## WHAT YOU ARE ASKED TO DO:
From the first line of the entries below, reproduce everything exactly through the line with "Measured on AMD", and nothing more.

## SOURCE DATA:
# kamisli-icpl/LLICTI

Measured on AMD Instinct MI355X. Metric: MPix/s encode+decode, higher is better.
Workload: dtype f32; 1 GPU; 24x768x512 uniform-noise RGB per GPU, container xauto15 -> xrans20, seed-1337 weights; BASELINE.json configs[2]; batch_per_gpu=24, height=512, width=768, container=xauto15, container_written=xrans20

## Files before the change

### llicti_amd/csrc/cdf.hpp

```cpp
#pragma once

__device__ __forceinline__ StageGeom stage_at(const StageGeom &s, const StageGeom *__restrict__ sv, int b)
{
    if (sv) return sv[b];
    StageGeom r = s;
    r.img_off = (long)b * 3 * s.plane;
    r.par_off = (long)b * LLICTI_PARAM_STRIDE * s.h * s.w;
    r.pair_off = (long)b * s.hc * s.wc;
    return r;
}

__device__ __forceinline__ void clr_range(const int32_t *mm, int clr, int &minv, int &maxv, int &shift)
{
    if (clr == 0) { minv = -127; maxv = 128; shift = 127; }
    else { minv = mm[clr - 1]; maxv = mm[2 + clr - 1]; shift = -minv; }
}

constexpr int kPairsThreads = 256;
__device__ __forceinline__ void cdf_pairs_body(const int16_t *__restrict__ planes, const float *__restrict__ params,
                                               const int32_t *__restrict__ minmax, const StageGeom &s, uint32_t *__restrict__ pairs)
{
    const int b = blockIdx.y;
    const int lane = threadIdx.x & 63, wave = threadIdx.x >> 6;
    const int np = s.h * s.w;
    const int p0 = (blockIdx.x * (blockDim.x >> 6) + wave) * 64;
    if (p0 >= np) return;
    const ParRow par = par_row(params + s.par_off, 0, np, min(p0 + lane, np - 1));
    const int p = p0 + lane;
    const int i = p / s.w, j = p - i * s.w;
    if (p >= np || i >= s.hc || j >= s.wc) return;
    const long n = (long)i * s.wc + j;
    const long off = s.img_off + ((long)(2 * i + s.oi) << s.lvl) * s.W + ((long)(2 * j + s.oj) << s.lvl);
    const int vy = planes[off], vco = planes[off + s.plane], vcg = planes[off + 2 * s.plane];
    const float yv = div255_exact((float)vy), cov = div255_exact((float)vco);
    const int32_t *mm = minmax + 4 * b;
#pragma unroll
    for (int clr = 0; clr < 3; ++clr) {
        int minv, maxv, shift;
        clr_range(mm, clr, minv, maxv, shift);
        const Grid gr = make_grid(minv, maxv);
        const int v = (clr == 0) ? vy : (clr == 1) ? vco : vcg;
        const int sym = v + shift;
        Mix m;
        mix_prepare(par, clr, yv, cov, m);
        const uint32_t lo = cdf_entry(m, gr, sym);
        const uint32_t hi1 = cdf_entry(m, gr, min(sym + 1, gr.Lp - 2));
        const uint32_t hi = (sym == gr.Lp - 2) ? 0u : hi1;
        pairs[(long)clr * s.pair_cs + s.pair_off + n] = (hi << 16) | lo;
    }
}
__global__ __launch_bounds__(kPairsThreads) void cdf_pairs_kernel(const int16_t *__restrict__ planes, const float *__restrict__ params,
                                                        const int32_t *__restrict__ minmax, StageGeom s, const StageGeom *__restrict__ sv,
                                                        uint32_t *__restrict__ pairs)
{
    cdf_pairs_body(planes, params, minmax, stage_at(s, sv, blockIdx.y), pairs);
}
struct PairsBands { const StageGeom *sv[3]; const float *params[3]; uint32_t *pairs[3]; };
__global__ __launch_bounds__(kPairsThreads) void cdf_pairs_bands_kernel(const int16_t *__restrict__ planes, PairsBands a,
                                                              const int32_t *__restrict__ minmax)
{
    const int band = blockIdx.z;
    cdf_pairs_body(planes, a.params[band], minmax, a.sv[band][blockIdx.y], a.pairs[band]);
}

__device__ __forceinline__ Comp row_component(const ParRow &par, const int16_t *__restrict__ planes, long off, long plane, int clr, int mi, float &w)
{
    float a0 = 0.0f, a1 = 0.0f, y = 0.0f, co = 0.0f;
    if (clr == 1) { a0 = par[48 + mi]; y = (float)planes[off] / 255.0f; }
    else if (clr == 2) { a0 = par[48 + 5 + mi]; a1 = par[48 + 10 + mi]; y = (float)planes[off] / 255.0f; co = (float)planes[off + plane] / 255.0f; }
    Comp c = mix_component(clr, par[5 * clr + mi], par[16 + 5 * clr + mi], par[32 + 5 * clr + mi], a0, a1, y, co, w);
    float ssum = w + dpp_row_shl(w, 1);
    ssum = ssum + dpp_row_shl(w, 2);
    ssum = ssum + dpp_row_shl(w, 3);
    ssum = ssum + dpp_row_shl(w, 4);
    c.wn = w / mix_weight_den(__int_as_float(__builtin_amdgcn_readfirstlane(__float_as_int(ssum))));
    return c;
}

constexpr int kTabWaves = 4;

__global__ __launch_bounds__(64 * kTabWaves) void cdf_table_kernel(const int16_t *__restrict__ planes, const float *__restrict__ params,
                                                                   const int32_t *__restrict__ minmax, StageGeom s, int clr,
                                                                   uint16_t *__restrict__ tables, int row_stride,
                                                                   int n0, int cnt, int cap_rows)
{
    const int b = blockIdx.y;
    const int nc = s.hc * s.wc;
    const int lane = threadIdx.x & 63;
    const int wave0 = __builtin_amdgcn_readfirstlane((int)(blockIdx.x * kTabWaves + (threadIdx.x >> 6)));
    const int nwaves = gridDim.x * kTabWaves;
    int minv, maxv, shift;
    clr_range(minmax + 4 * b, clr, minv, maxv, shift);
    const Grid gr = make_grid(minv, maxv);
    const int nblk = (row_stride + 63) >> 6;
    float pt[8];
#pragma unroll
    for (int k = 0; k < 8; ++k) pt[k] = sample_pt(gr, min(64 * k + lane, gr.Lp - 1));
    const float fmin = (float)minv;
    const long img = (long)b * 3 * s.plane;
    const int mi = min(lane, 4);

    constexpr int kTabRun = 8;
    const int n_end = min(nc, n0 + cnt);
    for (int nb = n0 + kTabRun * wave0; nb < n_end; nb += kTabRun * nwaves)
    for (int n = nb; n < min(nb + kTabRun, n_end); ++n) {
        const int i = n / s.wc, j = n - i * s.wc;
        const ParRow par = par_row(params, b, (long)s.h * s.w, (long)i * s.w + j);
        const long off = img + ((long)(2 * i + s.oi) << s.lvl) * s.W + ((long)(2 * j + s.oj) << s.lvl);
        float w;
        const Comp cm = row_component(par, planes, off, s.plane, clr, mi, w);
        const float mu = cm.mu, rsig = cm.rsig, wn = cm.wn;
        const float c = mu * 255.0f - fmin + 0.5f, hw = 9.8994949f * 255.0f * mix_sigma(par[5 * clr + mi]) + 2.0f;
        int lo = -1, hi = 1 << 20;
        if (c - hw > -1.0f && c - hw < 1e6f) lo = (int)(c - hw);
        if (c + hw > -1e6f && c + hw < 1e6f) hi = (int)(c + hw) + 1;
        if (!(c == c) || !(hw == hw)) { lo = -1; hi = 1 << 20; }
        float mu_[5], rs_[5], wn_[5];
        int lo_[5], hi_[5];
#pragma unroll
        for (int k = 0; k < 5; ++k) {
            mu_[k] = __int_as_float(__builtin_amdgcn_readlane(__float_as_int(mu), k));
            rs_[k] = __int_as_float(__builtin_amdgcn_readlane(__float_as_int(rsig), k));
            wn_[k] = __int_as_float(__builtin_amdgcn_readlane(__float_as_int(wn), k));
            lo_[k] = __builtin_amdgcn_readlane(lo, k);
            hi_[k] = __builtin_amdgcn_readlane(hi, k);
        }
        uint16_t *row = tables + ((long)b * cap_rows + (n - n0)) * row_stride;
#pragma unroll
        for (int k = 0; k < 8; ++k) {
            if (k < nblk) {
                const int e = 64 * k + lane;
                const int ec = min(e, gr.Lp - 1);
                const int bmin = (k == 0) ? -20 : 64 * k;
                const int bmax = (64 * k + 63 >= gr.Lp - 1) ? gr.Lp + 19 : 64 * k + 63;
                float acc = 0.0f;
#pragma unroll
                for (int m = 0; m < 5; ++m) {
                    float t;
                    if (bmax <= lo_[m]) t = 0.0f;
                    else if (bmin >= hi_[m]) t = wn_[m];
                    else {
                        const float z = (pt[k] - mu_[m]) * rs_[m];
                        t = wn_[m] * (0.5f * erfc_spec(kNegRsqrt2 * z));
                    }
                    acc = (m == 0) ? t : acc + t;
                }
                const uint32_t v = entry_from_sum(acc, gr.scale, ec);
                if (e < row_stride) row[e] = (uint16_t)((e < gr.Lp) ? v : 0xFFFFu);
            }
        }
    }
}
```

## TASK OUTPUT:
# kamisli-icpl/LLICTI

Measured on AMD Instinct MI355X. Metric: MPix/s encode+decode, higher is better.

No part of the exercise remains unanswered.